What you should do: In how many lines of these records does the word "return" appear? Give the number by itself.

(Stored items from a collection)
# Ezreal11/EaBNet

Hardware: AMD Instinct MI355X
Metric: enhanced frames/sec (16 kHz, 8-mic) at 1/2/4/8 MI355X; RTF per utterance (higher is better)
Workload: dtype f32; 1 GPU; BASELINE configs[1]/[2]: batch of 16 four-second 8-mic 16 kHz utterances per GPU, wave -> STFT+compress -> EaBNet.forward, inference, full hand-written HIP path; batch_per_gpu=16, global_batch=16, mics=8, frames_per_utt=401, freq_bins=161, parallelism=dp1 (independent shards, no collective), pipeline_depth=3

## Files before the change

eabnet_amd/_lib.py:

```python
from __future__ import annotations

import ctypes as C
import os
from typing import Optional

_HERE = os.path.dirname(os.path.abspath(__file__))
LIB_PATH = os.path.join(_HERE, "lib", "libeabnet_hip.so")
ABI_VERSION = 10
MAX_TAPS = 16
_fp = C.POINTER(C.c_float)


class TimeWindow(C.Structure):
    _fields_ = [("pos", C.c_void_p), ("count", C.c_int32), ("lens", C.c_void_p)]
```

---

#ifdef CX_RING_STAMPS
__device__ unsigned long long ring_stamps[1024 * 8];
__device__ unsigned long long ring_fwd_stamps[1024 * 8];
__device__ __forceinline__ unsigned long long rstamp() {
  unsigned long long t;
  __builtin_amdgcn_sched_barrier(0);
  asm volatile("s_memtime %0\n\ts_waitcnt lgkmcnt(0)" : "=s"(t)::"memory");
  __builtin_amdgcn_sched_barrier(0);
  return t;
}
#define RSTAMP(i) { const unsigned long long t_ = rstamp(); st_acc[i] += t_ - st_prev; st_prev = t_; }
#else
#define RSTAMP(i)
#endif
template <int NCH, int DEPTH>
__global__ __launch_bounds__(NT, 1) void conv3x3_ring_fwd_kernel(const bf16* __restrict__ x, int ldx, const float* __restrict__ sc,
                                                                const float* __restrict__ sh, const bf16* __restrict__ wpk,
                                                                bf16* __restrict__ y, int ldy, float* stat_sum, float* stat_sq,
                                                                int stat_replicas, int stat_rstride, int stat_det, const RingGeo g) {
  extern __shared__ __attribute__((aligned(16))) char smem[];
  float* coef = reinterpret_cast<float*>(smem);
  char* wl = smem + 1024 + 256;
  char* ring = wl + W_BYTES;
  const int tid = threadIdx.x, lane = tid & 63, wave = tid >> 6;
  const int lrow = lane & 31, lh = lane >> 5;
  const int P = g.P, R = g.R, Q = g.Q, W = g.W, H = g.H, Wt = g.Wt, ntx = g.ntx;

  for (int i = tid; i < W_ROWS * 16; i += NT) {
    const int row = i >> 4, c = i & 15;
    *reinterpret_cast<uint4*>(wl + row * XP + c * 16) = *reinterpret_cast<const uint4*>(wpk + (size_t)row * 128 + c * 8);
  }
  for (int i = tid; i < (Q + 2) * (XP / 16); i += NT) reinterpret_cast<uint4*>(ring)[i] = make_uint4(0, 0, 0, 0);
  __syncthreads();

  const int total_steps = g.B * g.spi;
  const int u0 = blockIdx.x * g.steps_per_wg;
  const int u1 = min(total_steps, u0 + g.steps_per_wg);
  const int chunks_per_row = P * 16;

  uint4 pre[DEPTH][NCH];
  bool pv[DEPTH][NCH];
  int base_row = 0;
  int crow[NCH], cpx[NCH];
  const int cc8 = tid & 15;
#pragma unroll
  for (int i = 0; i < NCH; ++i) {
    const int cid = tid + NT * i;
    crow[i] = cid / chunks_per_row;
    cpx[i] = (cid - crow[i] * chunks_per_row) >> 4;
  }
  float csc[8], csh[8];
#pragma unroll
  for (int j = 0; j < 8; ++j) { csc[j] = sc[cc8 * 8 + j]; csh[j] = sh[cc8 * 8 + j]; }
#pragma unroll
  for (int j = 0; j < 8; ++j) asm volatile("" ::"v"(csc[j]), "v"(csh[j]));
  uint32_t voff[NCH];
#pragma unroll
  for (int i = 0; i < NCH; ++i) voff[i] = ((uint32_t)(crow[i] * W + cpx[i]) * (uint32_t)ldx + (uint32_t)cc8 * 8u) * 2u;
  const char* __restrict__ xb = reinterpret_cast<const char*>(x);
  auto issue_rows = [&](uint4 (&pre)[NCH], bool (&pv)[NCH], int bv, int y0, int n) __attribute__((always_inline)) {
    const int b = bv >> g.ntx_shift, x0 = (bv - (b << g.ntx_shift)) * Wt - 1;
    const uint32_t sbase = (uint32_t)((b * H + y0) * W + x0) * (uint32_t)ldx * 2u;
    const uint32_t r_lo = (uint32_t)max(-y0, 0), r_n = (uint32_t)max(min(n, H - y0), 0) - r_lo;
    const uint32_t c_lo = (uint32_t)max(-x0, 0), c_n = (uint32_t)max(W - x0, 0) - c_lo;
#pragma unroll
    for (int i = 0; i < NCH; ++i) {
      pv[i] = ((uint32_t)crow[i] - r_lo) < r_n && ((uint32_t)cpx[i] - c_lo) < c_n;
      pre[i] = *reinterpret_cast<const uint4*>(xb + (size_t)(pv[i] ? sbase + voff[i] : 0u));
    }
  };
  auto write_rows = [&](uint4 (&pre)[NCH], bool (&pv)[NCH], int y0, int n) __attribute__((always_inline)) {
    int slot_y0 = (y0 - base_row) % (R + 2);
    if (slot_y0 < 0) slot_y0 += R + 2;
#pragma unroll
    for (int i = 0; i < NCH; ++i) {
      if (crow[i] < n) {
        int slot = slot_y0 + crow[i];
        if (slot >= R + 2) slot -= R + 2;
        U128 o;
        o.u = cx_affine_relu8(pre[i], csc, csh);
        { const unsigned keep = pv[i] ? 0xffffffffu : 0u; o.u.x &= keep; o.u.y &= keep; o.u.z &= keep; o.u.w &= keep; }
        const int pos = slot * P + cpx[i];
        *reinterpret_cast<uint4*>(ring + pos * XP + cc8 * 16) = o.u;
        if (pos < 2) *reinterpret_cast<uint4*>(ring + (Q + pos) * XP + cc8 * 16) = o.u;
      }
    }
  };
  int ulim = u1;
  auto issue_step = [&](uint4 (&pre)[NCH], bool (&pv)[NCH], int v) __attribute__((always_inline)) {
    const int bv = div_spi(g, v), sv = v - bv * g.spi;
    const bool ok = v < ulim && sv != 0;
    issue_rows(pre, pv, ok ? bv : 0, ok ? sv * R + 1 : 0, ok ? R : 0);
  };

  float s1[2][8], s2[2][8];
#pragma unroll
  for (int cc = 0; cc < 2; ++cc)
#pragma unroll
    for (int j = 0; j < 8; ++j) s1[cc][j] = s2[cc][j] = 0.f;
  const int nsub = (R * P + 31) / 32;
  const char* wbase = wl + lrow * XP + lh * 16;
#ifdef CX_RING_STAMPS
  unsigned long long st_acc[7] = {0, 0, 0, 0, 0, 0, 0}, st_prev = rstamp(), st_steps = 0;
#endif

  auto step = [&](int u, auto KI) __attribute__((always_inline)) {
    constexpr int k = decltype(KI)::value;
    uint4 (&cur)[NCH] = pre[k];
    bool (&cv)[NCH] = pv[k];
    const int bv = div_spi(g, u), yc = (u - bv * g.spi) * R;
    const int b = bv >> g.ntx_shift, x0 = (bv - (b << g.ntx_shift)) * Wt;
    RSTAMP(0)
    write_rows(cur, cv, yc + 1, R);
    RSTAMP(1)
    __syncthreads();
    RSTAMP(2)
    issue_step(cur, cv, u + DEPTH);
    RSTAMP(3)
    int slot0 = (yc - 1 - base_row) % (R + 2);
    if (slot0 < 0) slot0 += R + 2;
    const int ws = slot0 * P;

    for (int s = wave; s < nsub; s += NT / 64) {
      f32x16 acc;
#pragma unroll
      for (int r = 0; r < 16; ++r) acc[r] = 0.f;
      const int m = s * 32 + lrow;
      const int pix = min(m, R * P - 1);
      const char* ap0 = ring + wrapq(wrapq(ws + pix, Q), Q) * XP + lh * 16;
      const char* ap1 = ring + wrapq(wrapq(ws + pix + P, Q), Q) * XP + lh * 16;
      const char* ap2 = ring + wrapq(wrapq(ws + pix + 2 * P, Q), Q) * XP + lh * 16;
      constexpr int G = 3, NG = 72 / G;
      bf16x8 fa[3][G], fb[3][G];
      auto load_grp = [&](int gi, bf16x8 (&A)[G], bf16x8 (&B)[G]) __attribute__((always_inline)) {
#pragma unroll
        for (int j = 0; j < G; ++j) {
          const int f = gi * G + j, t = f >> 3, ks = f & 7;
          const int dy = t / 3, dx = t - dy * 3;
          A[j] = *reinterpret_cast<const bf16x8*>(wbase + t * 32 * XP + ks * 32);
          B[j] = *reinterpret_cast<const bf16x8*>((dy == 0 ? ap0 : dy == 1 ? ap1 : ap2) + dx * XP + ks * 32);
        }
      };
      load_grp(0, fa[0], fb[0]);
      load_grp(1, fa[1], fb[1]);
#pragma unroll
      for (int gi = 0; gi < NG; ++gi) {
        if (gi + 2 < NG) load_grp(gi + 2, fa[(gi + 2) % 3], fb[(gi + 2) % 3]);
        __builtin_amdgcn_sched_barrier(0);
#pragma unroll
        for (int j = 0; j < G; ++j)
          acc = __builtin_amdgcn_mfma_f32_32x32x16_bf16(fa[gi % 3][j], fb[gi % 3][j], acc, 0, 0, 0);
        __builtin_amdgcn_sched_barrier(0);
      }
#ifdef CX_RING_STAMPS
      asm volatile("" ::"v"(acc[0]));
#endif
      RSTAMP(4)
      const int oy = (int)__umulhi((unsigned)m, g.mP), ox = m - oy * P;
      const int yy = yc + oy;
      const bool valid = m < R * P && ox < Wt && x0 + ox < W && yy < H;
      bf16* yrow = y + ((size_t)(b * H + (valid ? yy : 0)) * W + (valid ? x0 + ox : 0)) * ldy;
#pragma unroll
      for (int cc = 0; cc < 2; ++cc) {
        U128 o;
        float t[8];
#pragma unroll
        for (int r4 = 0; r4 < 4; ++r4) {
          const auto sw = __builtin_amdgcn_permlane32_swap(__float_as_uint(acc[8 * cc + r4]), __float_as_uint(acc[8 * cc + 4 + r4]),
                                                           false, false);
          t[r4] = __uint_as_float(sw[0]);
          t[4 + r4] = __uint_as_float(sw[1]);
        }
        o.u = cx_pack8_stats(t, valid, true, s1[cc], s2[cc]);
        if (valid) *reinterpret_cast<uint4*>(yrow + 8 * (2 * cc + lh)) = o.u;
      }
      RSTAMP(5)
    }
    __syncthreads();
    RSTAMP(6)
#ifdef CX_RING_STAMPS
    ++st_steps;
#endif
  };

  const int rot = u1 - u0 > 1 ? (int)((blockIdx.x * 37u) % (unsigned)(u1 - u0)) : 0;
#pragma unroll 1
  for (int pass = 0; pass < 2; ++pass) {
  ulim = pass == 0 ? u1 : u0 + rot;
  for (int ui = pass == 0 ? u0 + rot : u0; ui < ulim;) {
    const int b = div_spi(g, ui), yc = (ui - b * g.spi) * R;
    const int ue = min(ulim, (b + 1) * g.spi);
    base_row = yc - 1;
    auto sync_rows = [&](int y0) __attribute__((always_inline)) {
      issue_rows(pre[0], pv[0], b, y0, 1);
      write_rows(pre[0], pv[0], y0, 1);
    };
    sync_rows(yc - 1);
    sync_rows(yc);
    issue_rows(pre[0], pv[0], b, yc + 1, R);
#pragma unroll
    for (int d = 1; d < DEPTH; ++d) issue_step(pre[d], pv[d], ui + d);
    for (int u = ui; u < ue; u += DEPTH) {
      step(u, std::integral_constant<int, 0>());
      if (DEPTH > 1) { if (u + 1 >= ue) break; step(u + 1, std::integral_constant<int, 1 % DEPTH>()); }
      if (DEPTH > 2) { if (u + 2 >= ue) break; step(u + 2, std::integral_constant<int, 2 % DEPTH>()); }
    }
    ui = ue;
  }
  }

==

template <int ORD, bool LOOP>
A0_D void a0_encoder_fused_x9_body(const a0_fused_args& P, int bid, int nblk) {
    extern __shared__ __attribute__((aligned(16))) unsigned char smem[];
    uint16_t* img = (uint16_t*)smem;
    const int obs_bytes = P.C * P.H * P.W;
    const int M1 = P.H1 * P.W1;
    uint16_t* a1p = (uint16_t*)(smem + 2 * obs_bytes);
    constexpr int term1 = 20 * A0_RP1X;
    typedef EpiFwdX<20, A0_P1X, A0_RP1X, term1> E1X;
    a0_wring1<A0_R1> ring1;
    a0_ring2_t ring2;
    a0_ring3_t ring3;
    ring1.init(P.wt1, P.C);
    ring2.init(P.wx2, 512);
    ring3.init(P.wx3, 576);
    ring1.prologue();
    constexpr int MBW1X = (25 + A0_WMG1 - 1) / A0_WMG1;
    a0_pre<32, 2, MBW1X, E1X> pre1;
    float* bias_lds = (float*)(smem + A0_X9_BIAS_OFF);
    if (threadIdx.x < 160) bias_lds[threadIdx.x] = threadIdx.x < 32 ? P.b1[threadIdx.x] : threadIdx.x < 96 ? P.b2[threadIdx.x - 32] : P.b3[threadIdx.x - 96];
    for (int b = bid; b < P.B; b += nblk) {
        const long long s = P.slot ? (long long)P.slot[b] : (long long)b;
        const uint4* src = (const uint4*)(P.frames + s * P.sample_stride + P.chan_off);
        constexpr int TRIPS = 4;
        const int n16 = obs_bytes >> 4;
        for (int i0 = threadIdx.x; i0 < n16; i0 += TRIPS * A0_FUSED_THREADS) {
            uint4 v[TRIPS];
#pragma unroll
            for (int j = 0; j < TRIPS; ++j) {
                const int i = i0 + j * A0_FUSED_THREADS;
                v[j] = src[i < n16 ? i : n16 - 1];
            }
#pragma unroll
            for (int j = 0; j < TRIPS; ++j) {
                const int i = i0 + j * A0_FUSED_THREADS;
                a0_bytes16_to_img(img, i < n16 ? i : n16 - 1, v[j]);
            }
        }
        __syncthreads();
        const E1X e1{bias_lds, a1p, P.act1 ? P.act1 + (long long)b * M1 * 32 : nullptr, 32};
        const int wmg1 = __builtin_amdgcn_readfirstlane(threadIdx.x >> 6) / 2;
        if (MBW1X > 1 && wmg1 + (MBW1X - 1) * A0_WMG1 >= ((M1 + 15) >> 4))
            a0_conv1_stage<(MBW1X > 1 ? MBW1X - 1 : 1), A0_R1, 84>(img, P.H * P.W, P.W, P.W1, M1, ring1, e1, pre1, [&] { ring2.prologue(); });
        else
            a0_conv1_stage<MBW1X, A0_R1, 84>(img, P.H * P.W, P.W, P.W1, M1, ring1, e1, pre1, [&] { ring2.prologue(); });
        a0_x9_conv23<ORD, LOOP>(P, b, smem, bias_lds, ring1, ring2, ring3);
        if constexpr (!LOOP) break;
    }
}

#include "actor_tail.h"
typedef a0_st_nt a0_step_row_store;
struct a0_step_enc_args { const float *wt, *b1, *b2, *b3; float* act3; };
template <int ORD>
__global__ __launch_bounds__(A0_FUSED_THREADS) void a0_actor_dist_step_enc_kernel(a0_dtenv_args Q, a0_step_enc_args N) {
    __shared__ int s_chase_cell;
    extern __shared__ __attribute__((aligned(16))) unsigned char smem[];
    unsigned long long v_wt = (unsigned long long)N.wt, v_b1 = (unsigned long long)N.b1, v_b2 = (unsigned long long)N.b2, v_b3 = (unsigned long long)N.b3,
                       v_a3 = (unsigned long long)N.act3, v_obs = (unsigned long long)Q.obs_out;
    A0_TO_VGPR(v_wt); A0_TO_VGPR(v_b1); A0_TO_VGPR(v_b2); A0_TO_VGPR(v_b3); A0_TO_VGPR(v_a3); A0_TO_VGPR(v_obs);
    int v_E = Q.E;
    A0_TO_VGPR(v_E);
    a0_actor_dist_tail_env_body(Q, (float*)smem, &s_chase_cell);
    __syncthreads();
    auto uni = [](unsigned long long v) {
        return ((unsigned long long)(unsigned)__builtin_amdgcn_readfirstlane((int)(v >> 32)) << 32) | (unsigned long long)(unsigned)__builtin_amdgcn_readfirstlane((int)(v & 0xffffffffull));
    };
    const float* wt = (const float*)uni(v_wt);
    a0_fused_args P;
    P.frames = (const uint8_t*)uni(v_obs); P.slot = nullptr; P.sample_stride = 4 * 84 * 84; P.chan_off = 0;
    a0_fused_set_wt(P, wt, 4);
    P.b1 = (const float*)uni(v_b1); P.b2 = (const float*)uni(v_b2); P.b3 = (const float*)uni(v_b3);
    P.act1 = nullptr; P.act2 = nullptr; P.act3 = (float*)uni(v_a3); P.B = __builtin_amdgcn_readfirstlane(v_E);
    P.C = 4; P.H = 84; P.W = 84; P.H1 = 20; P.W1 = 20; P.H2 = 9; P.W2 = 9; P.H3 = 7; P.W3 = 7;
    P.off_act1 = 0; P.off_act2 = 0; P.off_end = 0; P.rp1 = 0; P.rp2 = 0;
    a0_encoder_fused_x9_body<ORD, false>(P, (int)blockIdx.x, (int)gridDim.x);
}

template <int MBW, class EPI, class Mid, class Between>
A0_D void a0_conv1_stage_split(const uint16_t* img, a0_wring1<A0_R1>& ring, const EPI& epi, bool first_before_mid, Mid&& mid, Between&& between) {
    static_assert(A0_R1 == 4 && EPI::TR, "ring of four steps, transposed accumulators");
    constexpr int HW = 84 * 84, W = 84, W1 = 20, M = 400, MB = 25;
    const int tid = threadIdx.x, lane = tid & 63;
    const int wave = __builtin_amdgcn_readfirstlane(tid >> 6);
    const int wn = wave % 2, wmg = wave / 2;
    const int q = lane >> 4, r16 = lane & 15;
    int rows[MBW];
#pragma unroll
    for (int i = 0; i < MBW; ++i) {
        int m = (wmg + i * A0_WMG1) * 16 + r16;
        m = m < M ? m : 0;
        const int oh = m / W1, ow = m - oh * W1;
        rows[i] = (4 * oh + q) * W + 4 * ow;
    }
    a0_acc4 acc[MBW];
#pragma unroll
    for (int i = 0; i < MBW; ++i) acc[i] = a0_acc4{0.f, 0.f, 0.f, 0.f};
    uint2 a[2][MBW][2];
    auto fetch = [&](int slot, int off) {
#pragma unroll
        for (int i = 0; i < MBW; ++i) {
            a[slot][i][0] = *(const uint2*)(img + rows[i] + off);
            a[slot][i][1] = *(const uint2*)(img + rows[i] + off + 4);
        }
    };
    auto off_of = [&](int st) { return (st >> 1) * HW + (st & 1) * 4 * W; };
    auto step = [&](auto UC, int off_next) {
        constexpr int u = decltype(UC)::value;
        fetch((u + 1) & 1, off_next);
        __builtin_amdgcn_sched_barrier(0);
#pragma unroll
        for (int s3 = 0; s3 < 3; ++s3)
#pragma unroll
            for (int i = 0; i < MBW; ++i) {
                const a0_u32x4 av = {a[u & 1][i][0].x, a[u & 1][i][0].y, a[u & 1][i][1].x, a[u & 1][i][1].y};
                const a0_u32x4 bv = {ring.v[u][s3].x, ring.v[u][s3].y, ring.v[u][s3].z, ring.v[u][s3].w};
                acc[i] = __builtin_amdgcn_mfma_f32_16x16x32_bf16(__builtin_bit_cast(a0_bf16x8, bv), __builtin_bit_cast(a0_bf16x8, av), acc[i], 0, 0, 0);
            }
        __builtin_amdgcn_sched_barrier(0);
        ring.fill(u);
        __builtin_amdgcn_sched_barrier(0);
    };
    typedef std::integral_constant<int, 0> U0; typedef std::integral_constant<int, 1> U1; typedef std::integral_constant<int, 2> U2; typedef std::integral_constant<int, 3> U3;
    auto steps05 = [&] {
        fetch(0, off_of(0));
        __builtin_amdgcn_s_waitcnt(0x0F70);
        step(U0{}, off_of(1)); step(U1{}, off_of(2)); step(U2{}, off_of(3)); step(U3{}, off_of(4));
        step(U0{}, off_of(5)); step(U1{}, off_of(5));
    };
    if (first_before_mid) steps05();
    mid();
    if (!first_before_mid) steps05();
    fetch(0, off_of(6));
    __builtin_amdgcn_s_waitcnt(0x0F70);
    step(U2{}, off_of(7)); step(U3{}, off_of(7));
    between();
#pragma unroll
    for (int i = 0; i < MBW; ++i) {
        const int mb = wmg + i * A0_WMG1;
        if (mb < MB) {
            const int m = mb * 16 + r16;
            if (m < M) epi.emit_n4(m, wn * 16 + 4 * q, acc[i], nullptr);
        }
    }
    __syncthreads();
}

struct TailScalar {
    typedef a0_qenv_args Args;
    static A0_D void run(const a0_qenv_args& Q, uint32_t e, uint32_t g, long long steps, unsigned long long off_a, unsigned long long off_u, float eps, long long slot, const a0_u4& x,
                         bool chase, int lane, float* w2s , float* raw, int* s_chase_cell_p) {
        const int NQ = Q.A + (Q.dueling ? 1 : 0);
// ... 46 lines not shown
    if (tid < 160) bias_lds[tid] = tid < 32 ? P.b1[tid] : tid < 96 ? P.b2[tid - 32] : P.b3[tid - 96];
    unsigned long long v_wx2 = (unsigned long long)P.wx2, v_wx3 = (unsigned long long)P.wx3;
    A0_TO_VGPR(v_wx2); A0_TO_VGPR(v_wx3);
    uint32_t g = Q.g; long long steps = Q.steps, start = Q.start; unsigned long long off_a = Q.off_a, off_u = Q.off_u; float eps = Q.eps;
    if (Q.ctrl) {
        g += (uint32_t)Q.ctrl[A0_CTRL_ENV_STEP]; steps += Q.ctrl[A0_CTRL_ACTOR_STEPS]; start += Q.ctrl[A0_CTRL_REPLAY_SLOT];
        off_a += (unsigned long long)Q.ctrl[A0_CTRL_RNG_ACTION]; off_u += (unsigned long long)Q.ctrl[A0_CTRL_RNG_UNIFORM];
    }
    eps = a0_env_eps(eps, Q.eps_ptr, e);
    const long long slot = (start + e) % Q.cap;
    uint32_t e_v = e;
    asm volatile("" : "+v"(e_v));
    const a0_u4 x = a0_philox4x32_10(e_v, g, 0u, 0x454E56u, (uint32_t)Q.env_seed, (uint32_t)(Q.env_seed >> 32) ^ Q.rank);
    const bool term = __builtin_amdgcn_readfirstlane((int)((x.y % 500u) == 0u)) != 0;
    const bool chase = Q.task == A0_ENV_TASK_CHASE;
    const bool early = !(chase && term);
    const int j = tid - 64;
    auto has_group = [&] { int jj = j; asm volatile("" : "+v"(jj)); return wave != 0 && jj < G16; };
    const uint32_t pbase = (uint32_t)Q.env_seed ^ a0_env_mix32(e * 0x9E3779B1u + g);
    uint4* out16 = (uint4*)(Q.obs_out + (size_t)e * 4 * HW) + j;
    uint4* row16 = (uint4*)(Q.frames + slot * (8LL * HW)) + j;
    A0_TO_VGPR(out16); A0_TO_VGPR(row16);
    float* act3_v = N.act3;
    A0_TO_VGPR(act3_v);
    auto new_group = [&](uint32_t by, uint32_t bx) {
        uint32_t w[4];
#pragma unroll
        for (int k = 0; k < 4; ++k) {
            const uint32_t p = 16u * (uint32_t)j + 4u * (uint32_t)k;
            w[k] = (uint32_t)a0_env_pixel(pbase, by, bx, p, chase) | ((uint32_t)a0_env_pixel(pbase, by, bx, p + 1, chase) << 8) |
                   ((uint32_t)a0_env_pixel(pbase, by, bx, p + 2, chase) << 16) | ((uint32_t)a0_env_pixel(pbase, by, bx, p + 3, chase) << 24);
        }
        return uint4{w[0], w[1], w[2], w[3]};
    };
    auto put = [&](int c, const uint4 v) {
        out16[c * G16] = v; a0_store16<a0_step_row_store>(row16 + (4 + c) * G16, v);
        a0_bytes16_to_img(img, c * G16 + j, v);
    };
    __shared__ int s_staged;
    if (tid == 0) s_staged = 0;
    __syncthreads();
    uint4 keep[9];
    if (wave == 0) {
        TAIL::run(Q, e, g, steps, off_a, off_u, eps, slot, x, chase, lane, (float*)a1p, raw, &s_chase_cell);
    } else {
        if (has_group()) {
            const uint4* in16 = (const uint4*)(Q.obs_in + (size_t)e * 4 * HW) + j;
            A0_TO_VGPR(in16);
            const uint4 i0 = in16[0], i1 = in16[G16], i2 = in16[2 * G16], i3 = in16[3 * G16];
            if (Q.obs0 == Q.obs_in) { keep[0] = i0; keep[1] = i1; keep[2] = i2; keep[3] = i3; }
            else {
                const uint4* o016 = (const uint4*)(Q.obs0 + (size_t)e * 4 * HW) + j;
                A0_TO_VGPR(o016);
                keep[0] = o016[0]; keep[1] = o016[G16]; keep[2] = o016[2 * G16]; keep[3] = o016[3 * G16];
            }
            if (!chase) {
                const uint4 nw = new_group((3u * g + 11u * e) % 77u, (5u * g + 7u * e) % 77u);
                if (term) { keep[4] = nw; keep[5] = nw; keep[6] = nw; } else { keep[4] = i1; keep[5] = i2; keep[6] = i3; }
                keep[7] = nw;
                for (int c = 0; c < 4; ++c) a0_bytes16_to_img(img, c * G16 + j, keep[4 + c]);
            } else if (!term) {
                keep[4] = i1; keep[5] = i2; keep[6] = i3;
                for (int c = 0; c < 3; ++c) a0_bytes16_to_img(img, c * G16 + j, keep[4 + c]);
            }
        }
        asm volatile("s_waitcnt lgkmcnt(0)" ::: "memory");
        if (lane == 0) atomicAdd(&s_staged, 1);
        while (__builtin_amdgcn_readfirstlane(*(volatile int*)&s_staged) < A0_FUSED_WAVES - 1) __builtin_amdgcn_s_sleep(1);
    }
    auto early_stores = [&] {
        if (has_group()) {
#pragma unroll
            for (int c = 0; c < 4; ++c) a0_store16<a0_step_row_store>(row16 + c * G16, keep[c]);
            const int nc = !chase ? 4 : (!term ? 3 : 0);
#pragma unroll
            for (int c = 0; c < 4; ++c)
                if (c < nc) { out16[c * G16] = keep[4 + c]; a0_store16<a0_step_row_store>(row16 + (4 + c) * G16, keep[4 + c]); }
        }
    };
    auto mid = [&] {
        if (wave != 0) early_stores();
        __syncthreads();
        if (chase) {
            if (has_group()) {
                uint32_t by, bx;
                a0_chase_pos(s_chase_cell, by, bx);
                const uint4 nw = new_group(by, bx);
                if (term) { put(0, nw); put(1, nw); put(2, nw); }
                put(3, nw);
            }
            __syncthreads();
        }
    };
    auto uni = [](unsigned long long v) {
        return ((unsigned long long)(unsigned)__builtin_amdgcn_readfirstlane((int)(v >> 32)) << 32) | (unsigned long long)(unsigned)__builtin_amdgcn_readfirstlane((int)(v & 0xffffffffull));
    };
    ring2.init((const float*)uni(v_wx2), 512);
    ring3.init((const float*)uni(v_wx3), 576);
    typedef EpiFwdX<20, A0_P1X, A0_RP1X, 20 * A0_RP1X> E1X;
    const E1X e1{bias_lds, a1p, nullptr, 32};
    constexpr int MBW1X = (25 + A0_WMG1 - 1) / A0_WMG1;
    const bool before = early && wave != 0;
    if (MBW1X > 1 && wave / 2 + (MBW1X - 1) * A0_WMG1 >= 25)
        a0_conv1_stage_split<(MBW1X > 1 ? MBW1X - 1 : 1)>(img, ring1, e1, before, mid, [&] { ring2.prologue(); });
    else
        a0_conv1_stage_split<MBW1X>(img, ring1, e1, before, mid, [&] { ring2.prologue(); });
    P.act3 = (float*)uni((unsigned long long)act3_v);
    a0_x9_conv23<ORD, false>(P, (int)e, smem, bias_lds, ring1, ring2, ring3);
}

Response box: 6